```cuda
void launch_decode_hf_lanes(const uint8_t* cs, DevFrame f, DevHfParams p, const uint2* list, const uint32_t* counts,
                            const DevHfJob* jobs, uint64_t* end_bits, int* status, int num_jobs, int first_pass,
                            int streams_per_cta, cudaStream_t stream) {
  if (num_jobs <= 0) return;
  static const bool attr_set = [] {
    cudaFuncSetAttribute(decode_hf_lanes_kernel<false, false>, cudaFuncAttributeMaxDynamicSharedMemorySize, 200 * 1024);
    cudaFuncSetAttribute(decode_hf_lanes_kernel<true, false>, cudaFuncAttributeMaxDynamicSharedMemorySize, 200 * 1024);
    cudaFuncSetAttribute(decode_hf_lanes_kernel<false, true>, cudaFuncAttributeMaxDynamicSharedMemorySize, 200 * 1024);
    cudaFuncSetAttribute(decode_hf_lanes_kernel<true, true>, cudaFuncAttributeMaxDynamicSharedMemorySize, 200 * 1024);
    return true;
  }();
  (void)attr_set;
  const int nthreads = streams_per_cta <= 64 ? 64 : 128;
  const HfLaneSmem L = hf_lane_layout(p, uint32_t(nthreads));
  const int ctas = (num_jobs + nthreads - 1) / nthreads;
#define JXLB_HF_LANES(SUB_, STAGED_)                                                                                 \
  decode_hf_lanes_kernel<SUB_, STAGED_><<<ctas, nthreads, L.total, stream>>>(cs, f, p, list, counts, jobs, end_bits, \
                                                                             status, num_jobs, first_pass)
  if (hf_lane_staged(p, L)) {
    if (f.subsampled) JXLB_HF_LANES(true, true);
    else JXLB_HF_LANES(false, true);
  } else {
    if (f.subsampled) JXLB_HF_LANES(true, false);
    else JXLB_HF_LANES(false, false);
  }
#undef JXLB_HF_LANES
}

namespace {
template <int W, bool ANS_SMEM>
void launch_hf_warp(const uint8_t* cs, DevFrame f, DevHfParams p, const DevHfJob* jobs, uint64_t* end_bits, int* status,
                    int num_jobs, int first_pass, cudaStream_t stream) {
  static const bool attr_set = [] {
    cudaFuncSetAttribute(decode_hf_warp_kernel<false, W, ANS_SMEM>, cudaFuncAttributeMaxDynamicSharedMemorySize, 200 * 1024);
    cudaFuncSetAttribute(decode_hf_warp_kernel<true, W, ANS_SMEM>, cudaFuncAttributeMaxDynamicSharedMemorySize, 200 * 1024);
    return true;
  }();
  (void)attr_set;
  const HfSmem L = hf_layout(p);
  const int ctas = (num_jobs + W - 1) / W;
  if (f.subsampled)
    decode_hf_warp_kernel<true, W, ANS_SMEM><<<ctas, W * 32, L.total, stream>>>(cs, f, p, jobs, end_bits, status, num_jobs, first_pass);
  else
    decode_hf_warp_kernel<false, W, ANS_SMEM><<<ctas, W * 32, L.total, stream>>>(cs, f, p, jobs, end_bits, status, num_jobs, first_pass);
}
}

void launch_decode_hf(const uint8_t* cs, DevFrame f, DevHfParams p, const DevHfJob* jobs, uint64_t* end_bits, int* status,
                      int num_jobs, int first_pass, int warps_per_cta, cudaStream_t stream) {
  if (num_jobs <= 0) return;
  const bool ans_smem = hf_layout(p).ans != 0xffffffffu;
#define JXLB_HF(W_)                                                                                          \
  do {                                                                                                       \
    if (ans_smem) launch_hf_warp<W_, true>(cs, f, p, jobs, end_bits, status, num_jobs, first_pass, stream);  \
    else launch_hf_warp<W_, false>(cs, f, p, jobs, end_bits, status, num_jobs, first_pass, stream);          \
  } while (0)
  if (warps_per_cta == 32) JXLB_HF(32);
  else if (warps_per_cta == 16) JXLB_HF(16);
  else JXLB_HF(8);
#undef JXLB_HF
}

}
```

### jxl_oxide_b200/csrc/kernels/kernels.h

```cpp
#pragma once
#include <cstdint>
#include <cuda_runtime.h>

#include "../host/frame_syntax.h"
#include "../host/headers.h"
#include "../host/modular_syntax.h"
#include "common.cuh"
#include "jpeg_blocks.cuh"

namespace jxlb {

struct DevChannel {
  int32_t* ptr;
  uint32_t stride, w, h;
  int32_t hshift, vshift;
};

struct DevChannelPlan {
  uint32_t root;
  int32_t lut_prop;
  int32_t lut_base;
  uint32_t lut_len, lut_offset;
};

struct DevPlacement {
  const int32_t* raw;
  uint32_t raw_stride, nb_blocks;
  uint32_t bw, bh;
  uint32_t grid_stride;
  int32_t* blk_type;
  int32_t* blk_mul;
  float* epf_sigma;
  const int32_t* sharpness;
  float quant_mul_base;
  float sharp_lut[8];
  uint32_t has_epf;
};
constexpr size_t kPlaceSharedBytes = 2112;

struct DevModularJob {
  uint64_t bit_pos, bit_limit;
  const MaNode* tree;
  uint32_t num_tree_nodes;
  const uint16_t* luts;
  uint32_t lut_total;
  DevEntropyCode code;
  uint32_t wp[11];
  uint32_t stream_index;
  uint32_t first_channel, num_channels;
  uint32_t dist_multiplier;
  uint32_t use_wp;
  int32_t* wp_scratch;
  uint32_t* lz_window;
  DevPlacement place;
};

struct DevView {
  void* ptr;
  uint32_t stride, w, h;
};

struct DevChannel;
struct DevChannelPlan;
struct DevModularBatchRef {
  const uint8_t* cs;
  const DevModularJob* jobs;
  const DevChannel* channels;
  const DevChannelPlan* plans;
  uint64_t* end_bits;
  int* status;
  uint32_t job;
  uint32_t num_jobs;
  uint32_t* counter;
  uint32_t* done_flag;
  uint32_t done_seq, pad;
};
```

☆ ☆ ☆ ☆ ☆

AIM OF THE TASK
All the lines of the material above must be given again exactly.

WRITTEN RESPONSE
```cuda
void launch_decode_hf_lanes(const uint8_t* cs, DevFrame f, DevHfParams p, const uint2* list, const uint32_t* counts,
                            const DevHfJob* jobs, uint64_t* end_bits, int* status, int num_jobs, int first_pass,
                            int streams_per_cta, cudaStream_t stream) {
  if (num_jobs <= 0) return;
  static const bool attr_set = [] {
    cudaFuncSetAttribute(decode_hf_lanes_kernel<false, false>, cudaFuncAttributeMaxDynamicSharedMemorySize, 200 * 1024);
    cudaFuncSetAttribute(decode_hf_lanes_kernel<true, false>, cudaFuncAttributeMaxDynamicSharedMemorySize, 200 * 1024);
    cudaFuncSetAttribute(decode_hf_lanes_kernel<false, true>, cudaFuncAttributeMaxDynamicSharedMemorySize, 200 * 1024);
    cudaFuncSetAttribute(decode_hf_lanes_kernel<true, true>, cudaFuncAttributeMaxDynamicSharedMemorySize, 200 * 1024);
    return true;
  }();
  (void)attr_set;
  const int nthreads = streams_per_cta <= 64 ? 64 : 128;
  const HfLaneSmem L = hf_lane_layout(p, uint32_t(nthreads));
  const int ctas = (num_jobs + nthreads - 1) / nthreads;
#define JXLB_HF_LANES(SUB_, STAGED_)                                                                                 \
  decode_hf_lanes_kernel<SUB_, STAGED_><<<ctas, nthreads, L.total, stream>>>(cs, f, p, list, counts, jobs, end_bits, \
                                                                             status, num_jobs, first_pass)
  if (hf_lane_staged(p, L)) {
    if (f.subsampled) JXLB_HF_LANES(true, true);
    else JXLB_HF_LANES(false, true);
  } else {
    if (f.subsampled) JXLB_HF_LANES(true, false);
    else JXLB_HF_LANES(false, false);
  }
#undef JXLB_HF_LANES
}

namespace {
template <int W, bool ANS_SMEM>
void launch_hf_warp(const uint8_t* cs, DevFrame f, DevHfParams p, const DevHfJob* jobs, uint64_t* end_bits, int* status,
                    int num_jobs, int first_pass, cudaStream_t stream) {
  static const bool attr_set = [] {
    cudaFuncSetAttribute(decode_hf_warp_kernel<false, W, ANS_SMEM>, cudaFuncAttributeMaxDynamicSharedMemorySize, 200 * 1024);
    cudaFuncSetAttribute(decode_hf_warp_kernel<true, W, ANS_SMEM>, cudaFuncAttributeMaxDynamicSharedMemorySize, 200 * 1024);
    return true;
  }();
  (void)attr_set;
  const HfSmem L = hf_layout(p);
  const int ctas = (num_jobs + W - 1) / W;
  if (f.subsampled)
    decode_hf_warp_kernel<true, W, ANS_SMEM><<<ctas, W * 32, L.total, stream>>>(cs, f, p, jobs, end_bits, status, num_jobs, first_pass);
  else
    decode_hf_warp_kernel<false, W, ANS_SMEM><<<ctas, W * 32, L.total, stream>>>(cs, f, p, jobs, end_bits, status, num_jobs, first_pass);
}
}

void launch_decode_hf(const uint8_t* cs, DevFrame f, DevHfParams p, const DevHfJob* jobs, uint64_t* end_bits, int* status,
                      int num_jobs, int first_pass, int warps_per_cta, cudaStream_t stream) {
  if (num_jobs <= 0) return;
  const bool ans_smem = hf_layout(p).ans != 0xffffffffu;
#define JXLB_HF(W_)                                                                                          \
  do {                                                                                                       \
    if (ans_smem) launch_hf_warp<W_, true>(cs, f, p, jobs, end_bits, status, num_jobs, first_pass, stream);  \
    else launch_hf_warp<W_, false>(cs, f, p, jobs, end_bits, status, num_jobs, first_pass, stream);          \
  } while (0)
  if (warps_per_cta == 32) JXLB_HF(32);
  else if (warps_per_cta == 16) JXLB_HF(16);
  else JXLB_HF(8);
#undef JXLB_HF
}

}
```

### jxl_oxide_b200/csrc/kernels/kernels.h

```cpp
#pragma once
#include <cstdint>
#include <cuda_runtime.h>

#include "../host/frame_syntax.h"
#include "../host/headers.h"
#include "../host/modular_syntax.h"
#include "common.cuh"
#include "jpeg_blocks.cuh"

namespace jxlb {

struct DevChannel {
  int32_t* ptr;
  uint32_t stride, w, h;
  int32_t hshift, vshift;
};

struct DevChannelPlan {
  uint32_t root;
  int32_t lut_prop;
  int32_t lut_base;
  uint32_t lut_len, lut_offset;
};

struct DevPlacement {
  const int32_t* raw;
  uint32_t raw_stride, nb_blocks;
  uint32_t bw, bh;
  uint32_t grid_stride;
  int32_t* blk_type;
  int32_t* blk_mul;
  float* epf_sigma;
  const int32_t* sharpness;
  float quant_mul_base;
  float sharp_lut[8];
  uint32_t has_epf;
};
constexpr size_t kPlaceSharedBytes = 2112;

struct DevModularJob {
  uint64_t bit_pos, bit_limit;
  const MaNode* tree;
  uint32_t num_tree_nodes;
  const uint16_t* luts;
  uint32_t lut_total;
  DevEntropyCode code;
  uint32_t wp[11];
  uint32_t stream_index;
  uint32_t first_channel, num_channels;
  uint32_t dist_multiplier;
  uint32_t use_wp;
  int32_t* wp_scratch;
  uint32_t* lz_window;
  DevPlacement place;
};

struct DevView {
  void* ptr;
  uint32_t stride, w, h;
};

struct DevChannel;
struct DevChannelPlan;
struct DevModularBatchRef {
  const uint8_t* cs;
  const DevModularJob* jobs;
  const DevChannel* channels;
  const DevChannelPlan* plans;
  uint64_t* end_bits;
  int* status;
  uint32_t job;
  uint32_t num_jobs;
  uint32_t* counter;
  uint32_t* done_flag;
  uint32_t done_seq, pad;
};
```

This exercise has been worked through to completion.